Kimi K2 1T model runs on 2 512GB M3 Ultras

Model details and quantization

  • The demo uses Kimi K2 at 4‑bit quantization on two 512GB M3 Ultras; several people note this should be explicitly stated, though some assume “1T parameters” implicitly means heavy quantization.
  • There’s confusion between Kimi K2 vs K2 Thinking (K2T): they are different models with very different capabilities and post‑training. K2T is seen as closer to top-tier models like Sonnet 4.5.
  • Questions arise about context length and prefill speed; commenters warn that “it runs” at small context doesn’t imply usable performance at large, coding‑style contexts.

Behavior, style, and use cases

  • Kimi K2 is described as less capable than frontier models on complex reasoning but unusually strong at:
    • Short-form writing (emails, communication)
    • Editing and blunt critique
    • “Emotional intelligence” / social nuances in messages
    • Geospatial tasks
  • It is perceived as unusually direct, willing to call out user mistakes, and to clearly say “there is no answer in the search results.” Some users value this non‑sycophantic style.

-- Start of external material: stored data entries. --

@@ -816,6 +918,9 @@
     hipEvent_t e0 = g_prof ? g_prof->recs.back().e0 : nullptr, e1 = g_prof ? g_prof->recs.back().e1 : nullptr;
     if (a.dt != DT_F32) {
         launch_wgrad16(small, a, grid, st, e0, e1);
+    } else if (a.S_bn || a.L_y) {
+        if (small) launch_wgrad_tf<32, 128, 1, 4>(a, grid, st, e0, e1);
+        else launch_wgrad_tf<64, 64, 2, 2>(a, grid, st, e0, e1);
     } else if (g_prof) {
         if (small) hipExtLaunchKernelGGL((k_wgrad<32, 128, 1, 4>), grid, dim3(256), 0, st, e0, e1, 0, a);
         else hipExtLaunchKernelGGL((k_wgrad<64, 64, 2, 2>), grid, dim3(256), 0, st, e0, e1, 0, a);
diff --git a/signature-gan_amd/csrc/ops.h b/signature-gan_amd/csrc/ops.h
--- a/signature-gan_amd/csrc/ops.h
+++ b/signature-gan_amd/csrc/ops.h
@@ -64,6 +64,8 @@
 void launch_bn_relu(int dt, const void* y, void* a, int64_t R, int C, const float* bn, float gslope, hipStream_t s);
 void launch_bn_bwd(int dt, void* da, const void* y, int64_t R, int C, float* bn, float* partial,
                    float* dgamma, float* dbeta, int perm_c0, float gslope, hipStream_t s, int pre_rows = 0, hipEvent_t done = nullptr);
+void launch_bn_bwd_fin_rows(int64_t R, int C, float* bn, const float* partial, int pre_rows, float* dgamma, float* dbeta,
+                            hipStream_t s, hipEvent_t done = nullptr);
 
 void launch_final_fwd(int dt, const void* act, const float* Wt, const float* b, float* img, int B, int S, int C, float gslope,
                       hipStream_t s, const float* bn = nullptr, hipEvent_t done = nullptr);
diff --git a/signature-gan_amd/csrc/ops.hip b/signature-gan_amd/csrc/ops.hip
--- a/signature-gan_amd/csrc/ops.hip
+++ b/signature-gan_amd/csrc/ops.hip
@@ -298,8 +298,8 @@
     if (i >= n4) return;
     const int c = (C4 & (C4 - 1)) == 0 ? (int)(i & (C4 - 1)) : (int)(i % C4);
     const float4 v = f4(ld4<T>(y + i * 4)), sc = bn[c], sh = bn[C4 + c];
-    st4<T>(a + i * 4, f32x4{g_act<LK>(fmaf(v.x, sc.x, sh.x), gs), g_act<LK>(fmaf(v.y, sc.y, sh.y), gs),
-                            g_act<LK>(fmaf(v.z, sc.z, sh.z), gs), g_act<LK>(fmaf(v.w, sc.w, sh.w), gs)});
+    st4<T>(a + i * 4, f32x4{g_bn_act<LK>(v.x, sc.x, sh.x, gs), g_bn_act<LK>(v.y, sc.y, sh.y, gs),
+                            g_bn_act<LK>(v.z, sc.z, sh.z, gs), g_bn_act<LK>(v.w, sc.w, sh.w, gs)});
 }
 void launch_bn_relu(int dt, const void* y, void* a, int64_t R, int C, const float* bn, float gslope, hipStream_t s) {
     const int64_t n4 = R * C / 4;
@@ -338,10 +338,10 @@
     const float4 g = f4(ld4<T>(da + i * 4)), yy = f4(ld4<T>(y + i * 4));
     const float4 sc = bn[c], sf = bn[C4 + c], mu = bn[2 * C4 + c], rs = bn[3 * C4 + c], c1 = bn[4 * C4 + c], c2 = bn[5 * C4 + c];
     float4 o;
-    o.x = sc.x * (g_dact<LK>(fmaf(yy.x, sc.x, sf.x), g.x, gs) - c1.x - (yy.x - mu.x) * rs.x * c2.x);
-    o.y = sc.y * (g_dact<LK>(fmaf(yy.y, sc.y, sf.y), g.y, gs) - c1.y - (yy.y - mu.y) * rs.y * c2.y);
-    o.z = sc.z * (g_dact<LK>(fmaf(yy.z, sc.z, sf.z), g.z, gs) - c1.z - (yy.z - mu.z) * rs.z * c2.z);
-    o.w = sc.w * (g_dact<LK>(fmaf(yy.w, sc.w, sf.w), g.w, gs) - c1.w - (yy.w - mu.w) * rs.w * c2.w);
+    o.x = g_bn_bwd<LK>(g.x, yy.x, sc.x, sf.x, mu.x, rs.x, c1.x, c2.x, gs);
+    o.y = g_bn_bwd<LK>(g.y, yy.y, sc.y, sf.y, mu.y, rs.y, c1.y, c2.y, gs);
+    o.z = g_bn_bwd<LK>(g.z, yy.z, sc.z, sf.z, mu.z, rs.z, c1.z, c2.z, gs);
+    o.w = g_bn_bwd<LK>(g.w, yy.w, sc.w, sf.w, mu.w, rs.w, c1.w, c2.w, gs);
     st4<T>(da + i * 4, f32x4{o.x, o.y, o.z, o.w});
 }
 template <class T, bool LK>
@@ -379,7 +379,7 @@
         f32x4 o;
 #pragma unroll
         for (int e = 0; e < 4; ++e)
-            o[e] = sc[e] * (g_dact<LK>(fmaf(yy[e], sc[e], sf[e]), g[e], gs) - c1[e] - (yy[e] - mu[e]) * rs[e] * c2[e]);
+            o[e] = g_bn_bwd<LK>(g[e], yy[e], sc[e], sf[e], mu[e], rs[e], c1[e], c2[e], gs);
         st4<T>(da + i, o);
     }
 }
@@ -408,6 +408,13 @@
         launch_bn_bwd_fin(p0, p1, nch, R, C, bn, dgamma, dbeta, perm_c0, s);
         SIGGAN_LAUNCH_EV(done, (k_bn_bwd_apply<T, LK>), dim3(cdiv(n4, 256)), dim3(256), 0, s, da, y, n4, C / 4, (const float4*)bn, gslope);
     }));
+}
+
+void launch_bn_bwd_fin_rows(int64_t R, int C, float* bn, const float* partial, int pre_rows, float* dgamma, float* dbeta,
+                            hipStream_t s, hipEvent_t done) {
+    const float* p0 = partial; const float* p1 = partial + (size_t)pre_rows * C;
+    SIGGAN_LAUNCH_EV(done, (k_bn_bwd_fin_apply<float, false>), dim3(C / 32, 1), dim3(256), 0, s, (float*)nullptr, (const float*)nullptr,
+                     R, C, bn, p0, p1, pre_rows, dgamma, dbeta, 0, 0.f);
 }
 
 template <class T, bool LK>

Instruction-following vs pushback

  • One camp wants strict, assumption‑free instruction following (especially for coding), with the model asking clarifying questions rather than disagreeing.
  • Another camp prefers agents that take initiative, push back on dubious instructions, and warn about dangerous consequences (e.g., potential SQL injection).
  • A middle ground emerges: models should sometimes ask clarifying questions and sometimes challenge the request, but not blindly comply.

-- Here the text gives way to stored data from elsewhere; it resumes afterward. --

@@ -794,11 +766,29 @@
                 const int e = tid + u * AHC_TPB;
                 pa[u] = Ap[e < REC ? e : 0]; pb[u] = Bp[e < REC ? e : 0];
             }
+            int ca = 0, cb = 0;
+            for (long long cw = 0; cw < N; cw += AHC_TPB) {
+                const long long c = cw + tid;
+                const bool a = c < N && S.alive[c < N ? c : N - 1];
+                if (a && c < sb) { cb++; if (c < sa) ca++; }
+                const bool take = a && c != sa && c != sb;
+                const unsigned long long mk = __ballot(take);
+                int base = 0;
+                if (lane == 0 && mk) base = atomicAdd(&s_nids, __popcll(mk));
+                base = __shfl(base, 0);
+                if (take) ids[base + __popcll(mk & ((1ull << lane) - 1ull))] = (int32_t)c;
+            }
+            ca = __builtin_amdgcn_readlane(wave_scan_i32(ca), WAVE - 1);
+            cb = __builtin_amdgcn_readlane(wave_scan_i32(cb), WAVE - 1);
+            if (lane == 0 && ca) atomicAdd(&s_cnt[0], ca);
+            if (lane == 0 && cb) atomicAdd(&s_cnt[1], cb);
+            if (tid == 0) ids[0] = (int32_t)sa;
 #pragma unroll
             for (int u = 0; u < NQ; ++u) {
                 const int e = tid + u * AHC_TPB;
                 const double v = qa[u] + qb[u];
                 if (e < QREC) { A[e] = v; ldsA[e] = v; }
+                if (e == QREC_COUNT_AT) S.cnt[sa] = v;
             }
 #pragma unroll
             for (int u = 0; u < NP; ++u) {
@@ -807,16 +797,16 @@
             }
         }
         __syncthreads();
-        for (long long c0 = 0; c0 < N; c0 += AHC_TPB) {
-            const long long c = c0 + tid;
-            const bool take = c < N && c != sa && al[c < N ? c : N - 1];
-            const unsigned long long mk = __ballot(take);
-            int base = 0;
-            if (lane == 0 && mk) base = atomicAdd(&s_nids, __popcll(mk));
-            base = __shfl(base, 0);
-            if (take) ids[base + __popcll(mk & ((1ull << lane) - 1ull))] = (int32_t)c;
-        }
-        __syncthreads();
+        if (tid == 0) {
+            const int64_t o = off + n_merges;
+            out_a[o] = s_cnt[0]; out_b[o] = s_cnt[1]; out_d[o] = mind;
+            S.alive[sb] = 0;
+        }
+        n_merges++;
+        m--;
+#ifdef SPKD_PROFILE
+        if (tid == 0) atomicAdd(&g_ahc_prof[1], 1ull);
+#endif
         AHC_TICK(2);
         const int nids = s_nids;
         const double nA = ldsA[QREC_COUNT_AT];
@@ -834,40 +824,45 @@
                 const int32_t slot = ids[k];
                 const double v = quad_pair_det<TWO>(kind, ldsA, nA, A, ex + (off + slot) * QREC, pk + (off + slot) * REC, k == 0, L, err);
                 if (valid && L.t == 0) {
-                    if (k == 0) ldp[sa] = log(v); else tp[slot] = v;
+                    if (k == 0) S.ld[sa] = log(v); else S.tmp[slot] = v;
                 }
             }
         }
         __syncthreads();
         AHC_TICK(3);
+        if (tid == 0) { s_cnt[0] = 0; s_cnt[1] = 0; s_nids = 1; s_next = 0; }
         double wmax = __builtin_nan(""), wmin = __builtin_nan("");
-        const double ldA = ldp[sa];
-        for (long long c = tid; c < N; c += AHC_TPB) {
-            if (c == sa || !al[c]) continue;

Training, architecture, and RLHF

  • Kimi is said to be based on a DeepSeek-style MoE architecture, trained with the Muon optimizer and “mainly finetuning.”
  • Debate over whether most Chinese models are downstream of DeepSeek/GPT; others point to Qwen, Mistral, Llama, ERNIE, etc. as independent efforts.
  • Several comments criticize mainstream RLHF for over-optimizing for politeness and flattery; Kimi is praised as a counterexample.

Benchmarks and prompting

  • Kimi K2 reportedly performs unusually well on the “clock test” and EQBench (with the caveat that EQBench is LLMs grading LLMs).
  • Discussion around more “linguistically technical” system prompts to force blunt, “bald-on-record” responses, illustrating how prompt wording strongly shapes behavior.
  • One commenter argues these are really “word models,” not true “language models,” since phrasing and register substantially affect outputs.

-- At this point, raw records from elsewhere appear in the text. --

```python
def lib():
    global _lib
    if _lib is None:
        if not os.path.exists(LIB_PATH):
            raise RuntimeError(
                f"seal3d HIP extension not built: {LIB_PATH} is missing. Run `python -c 'import __graft_entry__ as g; "
                "g.build()'` (needs hipcc). There is no CPU fallback for the product path.")
        l = C.CDLL(LIB_PATH)
        l.s3d_last_error.restype = C.c_char_p
        l.s3d_version.restype = C.c_char_p
        for name in ("s3d_march_rays_train_workspace_size", "s3d_compact_alive_workspace_size",
                     "s3d_ffmlp_backward_workspace_size", "s3d_grid_encode_backward_workspace_size",
                     "s3d_grid_encode_backward_control_size", "s3d_l1_pair_workspace_size",
                     "s3d_sweep_update_workspace_size", "s3d_vm_backward_bins_workspace_size", "s3d_vm_backward_stage_bytes",
                     "s3d_weighted_abs_sum_workspace_size", "s3d_background_backward_workspace_size",
                     "s3d_vm_background_backward_workspace_size"):
            getattr(l, name).restype = C.c_size_t
        l.s3d_vm_backward_max_bins.restype = C.c_uint32
        l.s3d_grid_level_scales.restype = None
        _lib = l
    return _lib


def _check(rc, what):
    if rc != 0:
        msg = lib().s3d_last_error().decode("utf-8", "replace")
        raise RuntimeError(f"{what} failed (code {rc}): {msg}")


# ... 191 lines not shown

    @staticmethod
    def sweep_update(density_grid, cells, sigma, density_scale, decay, step_counter=None):
        _need(density_grid, torch.float32, "density_grid"); _need(cells, torch.int32, "cells")
        if sigma.dtype not in (torch.float16, torch.float32) or sigma.numel() != cells.numel():
            raise RuntimeError("sweep_update: sigma must be fp16 / fp32, one per cell sample")
        if step_counter is not None:
            _need(step_counter, torch.int32, "step_counter")
        n_cells = density_grid.numel()
        ws = _ws.get(lib().s3d_sweep_update_workspace_size(_u(n_cells)), density_grid.device)
        out = torch.empty((), dtype=torch.float32, device=density_grid.device)
        _check(lib().s3d_sweep_update(_p(density_grid), _u(n_cells), _p(cells), _p(sigma), C.c_int(_dt(sigma)), _u(cells.numel()),
                                      _f(density_scale), _f(decay), _p(ws), C.c_size_t(ws.numel()), _p(out), _p(step_counter),
                                      _stream()), "sweep_update")
        return out

    @staticmethod
    def sph_from_ray(rays_o, rays_d, radius, N, coords):
        _need(rays_o, torch.float32, "rays_o")
        _check(lib().s3d_sph_from_ray(_p(rays_o), _p(rays_d), _f(radius), _u(N), _p(coords), _stream()),
               "sph_from_ray")

    @staticmethod
    def morton3D(coords, N, indices):
        _need(coords, torch.int32, "coords")
        _check(lib().s3d_morton3D(_p(coords), _u(N), _p(indices), _stream()), "morton3D")

    @staticmethod
    def morton3D_invert(indices, N, coords):
        _need(indices, torch.int32, "indices")
# ... 1092 lines not shown
```

Before: 647.7 million samples/s.

## Move density-grid sweep draw, update and threshold record fully onto device kernels

Adds native GPU kernels for the occupancy-grid sweep. Occupied-cell sampling now uses per-block bit masks plus a scanned count array instead of a full cumsum, scatter and update are fused per cascade, and a tail kernel computes the mean, threshold and step count into a device record that packbits reads directly. The trainer defers the graph budget check while extra-state work is pending, so the host does not have to sync to read mean_count. This adds more kernels and a deferred budget check that may recapture graphs one step late.

```diff
diff --git a/include/seal3d_hip.h b/include/seal3d_hip.h
--- a/include/seal3d_hip.h
+++ b/include/seal3d_hip.h
@@ -41,6 +41,18 @@
 int s3d_sweep_update(float* density_grid, uint32_t n_cells, const int32_t* cells, const void* sigma, int sigma_dtype,
                      uint32_t n, float density_scale, float decay, void* workspace, size_t workspace_bytes,
                      float* grid_sum, int32_t* step_counter, s3d_stream_t stream);
+
+size_t s3d_sweep_draw_native_workspace_size(uint32_t H);
+int s3d_sweep_draw_native(const double* u_uniform, const double* u_occupied, const float* density_grid, uint32_t N, uint32_t H,
+                          float bound, float half_cell, uint32_t noise_key, const int32_t* noise_step, float* tmp, int32_t* cells,
+                          float* xyzs, void* workspace, size_t workspace_bytes, s3d_stream_t stream);
+uint32_t s3d_sweep_partial_stride(void);
+int s3d_sweep_scatter_update(float* density_grid, uint32_t n_cells, const int32_t* cells, const void* sigma, int sigma_dtype,
+                             uint32_t sigma_stride, uint32_t n, float density_scale, float decay, float* tmp, float* partial,
+                             s3d_stream_t stream);
+int s3d_sweep_tail(const float* partial, uint32_t cascades, uint32_t n_cells, float density_thresh, const int32_t* step_ring,
+                   const int32_t* local_step, int32_t* sweep_step, void* record, s3d_stream_t stream);
+int s3d_packbits_record(const float* grid, uint32_t N, const void* record, uint8_t* bitfield, s3d_stream_t stream);
 
 size_t s3d_march_rays_train_workspace_size(uint32_t N, uint32_t max_steps);
 int s3d_march_rays_train(const float* rays_o, const float* rays_d, const uint8_t* grid, float bound,
diff --git a/seal-3d_amd/csrc/raymarching.hip b/seal-3d_amd/csrc/raymarching.hip
--- a/seal-3d_amd/csrc/raymarching.hip
+++ b/seal-3d_amd/csrc/raymarching.hip
@@ -125,7 +125,7 @@
     }
 }
 
-__global__ void k_packbits(const float* __restrict__ grid, uint32_t N, float thresh, uint8_t* __restrict__ bitfield) {
+__device__ __forceinline__ void packbits_rows(const float* __restrict__ grid, uint32_t N, float thresh, uint8_t* __restrict__ bitfield) {
     const float4* g4 = reinterpret_cast<const float4*>(grid);
     for (uint32_t n = blockIdx.x * blockDim.x + threadIdx.x; n < N; n += gridDim.x * blockDim.x) {
         const float4 a = g4[n * 2], b = g4[n * 2 + 1];
@@ -137,7 +137,36 @@
         bitfield[n] = (uint8_t)bits;
     }
 }
-
+__global__ void k_packbits(const float* __restrict__ grid, uint32_t N, float thresh, uint8_t* __restrict__ bitfield) {
+    packbits_rows(grid, N, thresh, bitfield);
+}
+
+struct SweepRecord {
+    float mean;
+    float thresh;
+    uint32_t count_lo;
+    uint32_t count_hi;
+};
+__global__ void k_packbits_record(const float* __restrict__ grid, uint32_t N, const SweepRecord* __restrict__ record,
+                                  uint8_t* __restrict__ bitfield) {
+    packbits_rows(grid, N, record->thresh, bitfield);
+}
+
+__device__ __forceinline__ uint32_t sweep_uniform_cell(double u, uint32_t H3) {
+    const double v = u * (double)H3;
+    return v >= (double)(H3 - 1) ? H3 - 1 : (uint32_t)v;
+}
+__device__ __forceinline__ void sweep_emit(uint32_t i, uint32_t cell, uint32_t H, float bound, float half_cell, uint32_t noise_key,
+                                           uint32_t step, int32_t* __restrict__ cells, float* __restrict__ xyzs) {
+    cells[i] = (int32_t)cell;
+    const float inv = 2.0f / (float)(H - 1), span = bound - half_cell;
+#pragma unroll
+    for (uint32_t d = 0; d < 3; d++) {
+        const float c = (float)morton3d_invert(cell >> d);
+        const float r = ray_noise(noise_key, step, 3u * i + d);
+        xyzs[(size_t)i * 3 + d] = __builtin_fmaf(__builtin_fmaf(2.0f, r, -1.0f), half_cell, (c * inv - 1.0f) * span);
+    }
+}
 __global__ void __launch_bounds__(256) k_sweep_draw(const double* __restrict__ u_uniform, const double* __restrict__ u_occupied,
                                                     const int32_t* __restrict__ occ_csum, uint32_t N, uint32_t H, float bound,
                                                     float half_cell, uint32_t noise_key, const int32_t* __restrict__ noise_step,
@@ -147,8 +176,7 @@
     const uint32_t H3 = H * H * H;
     uint32_t cell;
     if (i < N) {
-        const double v = u_uniform[i] * (double)H3;
-        cell = v >= (double)(H3 - 1) ? H3 - 1 : (uint32_t)v;
+        cell = sweep_uniform_cell(u_uniform[i], H3);
     } else {
         const int32_t total = occ_csum[H3 - 1];
         const int32_t pick = (int32_t)(u_occupied[i - N] * (double)total);
@@ -159,14 +187,136 @@
         }
         cell = lo < H3 ? lo : H3 - 1;
     }
-    cells[i] = (int32_t)cell;
     const uint32_t step = noise_step ? (uint32_t)*noise_step : 0u;
-    const float inv = 2.0f / (float)(H - 1), span = bound - half_cell;
-#pragma unroll
-    for (uint32_t d = 0; d < 3; d++) {
-        const float c = (float)morton3d_invert(cell >> d);
-        const float r = ray_noise(noise_key, step, 3u * i + d);
-        xyzs[(size_t)i * 3 + d] = __builtin_fmaf(__builtin_fmaf(2.0f, r, -1.0f), half_cell, (c * inv - 1.0f) * span);
+    sweep_emit(i, cell, H, bound, half_cell, noise_key, step, cells, xyzs);
+}
+
+constexpr uint32_t kScanBlock = 1024;
+constexpr uint32_t kSweepCntLds = 4096;
+
+template <typename T>
+__device__ __forceinline__ T block_scan_exclusive(T mine, T* sh, T& total) {
+    const uint32_t lane = threadIdx.x & 63u, w = threadIdx.x >> 6;
+    T incl = mine;
+#pragma unroll
+    for (int d = 1; d < 64; d <<= 1) {
+        const T up = __shfl_up(incl, d, 64);
+        if (lane >= (uint32_t)d) incl = incl + up;
+    }
+    if (lane == 63u) sh[w] = incl;
+    __syncthreads();
+    const T w0 = sh[0], w1 = sh[1], w2 = sh[2], w3 = sh[3];
+    __syncthreads();
+    const T before = __shfl_up(incl, 1, 64);
+    const T lanes = lane == 0u ? T(0) : before;
+    total = ((w0 + w1) + w2) + w3;
+    const T off = w == 0 ? T(0) : (w == 1 ? w0 : (w == 2 ? w0 + w1 : (w0 + w1) + w2));
+    return off + lanes;
+}
+
+__global__ void __launch_bounds__(256) k_sweep_partials(const float* __restrict__ grid, uint32_t H3, float* __restrict__ tmp,
+                                                        int32_t* __restrict__ cnt, uint32_t* __restrict__ occ_bits, uint32_t nbc) {
+    __shared__ int32_t shi[4];
+    __shared__ uint32_t words[32];
+    const uint32_t t = threadIdx.x;
+    for (uint32_t b = blockIdx.x; b < nbc; b += gridDim.x) {
+        const uint32_t c0 = b * kScanBlock + 4u * t;
+        uint32_t nib = 0;
+#pragma unroll
+        for (uint32_t q = 0; q < 4; q++)
+            if (c0 + q < H3) {
+                nib |= grid[c0 + q] > 0.0f ? (1u << q) : 0u;
+                tmp[c0 + q] = -1.0f;
+            }
+        if (t < 32) words[t] = 0;
+        __syncthreads();
+        if (nib) atomicOr(&words[t >> 3], nib << (4u * (t & 7u)));
+        __syncthreads();
+        if (t < 32) occ_bits[b * 32u + t] = words[t];
+        int32_t total;
+        (void)block_scan_exclusive((int32_t)__popc(nib), shi, total);
+        if (t == 0) cnt[b] = total;
+    }
+}
+
+template <typename T>
+__device__ __forceinline__ void scan_inclusive_in_place(T* __restrict__ a, uint32_t n, T* sh) {
+    T carry = T(0);
+    for (uint32_t base = 0; base < n; base += kScanBlock) {
+        const uint32_t j0 = base + 4u * threadIdx.x;
+        T l[4], acc = T(0);
+#pragma unroll
+        for (uint32_t q = 0; q < 4; q++) {
+            const T v = (j0 + q < n) ? a[j0 + q] : T(0);
+            acc = q == 0 ? v : acc + v;
+            l[q] = acc;
+        }
+        T total;
+        const T pre = carry + block_scan_exclusive(acc, sh, total);
+#pragma unroll
+        for (uint32_t q = 0; q < 4; q++)
+            if (j0 + q < n) a[j0 + q] = pre + l[q];
+        carry = carry + total;
+    }
+}
+__global__ void __launch_bounds__(256) k_sweep_scan(int32_t* __restrict__ cnt, uint32_t nbc) {
+    __shared__ int32_t shi[4];
+    scan_inclusive_in_place(cnt, nbc, shi);
+}
+
+__device__ __forceinline__ uint32_t sweep_occupied_cell(int32_t pick, const int32_t* __restrict__ incl_cnt,
+                                                        const uint32_t* __restrict__ occ_bits, uint32_t nbc, uint32_t H3) {
+    uint32_t lo = 0, hi = nbc;
+    while (lo < hi) {
+        const uint32_t mid = (lo + hi) >> 1;
+        if (incl_cnt[mid] > pick) hi = mid; else lo = mid + 1;
+    }
+    if (lo >= nbc) return H3 - 1;
+    const int32_t r = pick - (lo ? incl_cnt[lo - 1] : 0);
+    const uint4* __restrict__ w4 = reinterpret_cast<const uint4*>(occ_bits + (size_t)lo * 32u);
+    uint4 v[8];
+#pragma unroll
+    for (int k = 0; k < 8; k++) v[k] = w4[k];
+    uint32_t word = 0, at = 32;
+    int32_t rest = 0, before = 0;
+#pragma unroll
+    for (int w = 0; w < 32; w++) {
+        const uint4 q = v[w >> 2];
+        const uint32_t x = (w & 3) == 0 ? q.x : ((w & 3) == 1 ? q.y : ((w & 3) == 2 ? q.z : q.w));
+        const int32_t c = (int32_t)__popc(x);
+        if (at == 32 && r < before + c) { at = (uint32_t)w; word = x; rest = r - before; }
+        before += c;
+    }
+    if (at == 32) return H3 - 1;
+    for (; rest > 0; rest--) word &= word - 1u;
+    const uint32_t cell = lo * kScanBlock + at * 32u + (uint32_t)(__ffs((int)word) - 1);
+    return cell < H3 ? cell : H3 - 1;
+}
+
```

Local vs cloud, cost, and privacy

  • Running a 1T model locally on dual M3 Ultras (~$19K) is viewed by many as uneconomical versus cloud inference, especially given low personal utilization and very fast providers (Groq, Cerebras, etc.).
  • Others argue local is about:
    • Privacy and sensitive data (including “record everything” workflows and codebases)
    • Autonomy from future “enshittification” of cloud AI
    • Hobbyist experimentation and research
  • There’s disagreement over whether local makes sense only for privacy/hobby vs. future-proofing or high‑value bespoke uses.

Hardware and interconnect

  • Some speculate about macOS RDMA over Thunderbolt; the original demo is confirmed not to be using it yet, with expected future speedups.
  • Questions arise about Linux equivalents: vLLM can scale over standard Ethernet, but peak performance requires RDMA‑class interconnects.
  • Commenters also note refurbished/discounted M3 Ultras but point out that the lower-cost refurb configs don’t match the 512GB RAM spec in the demo.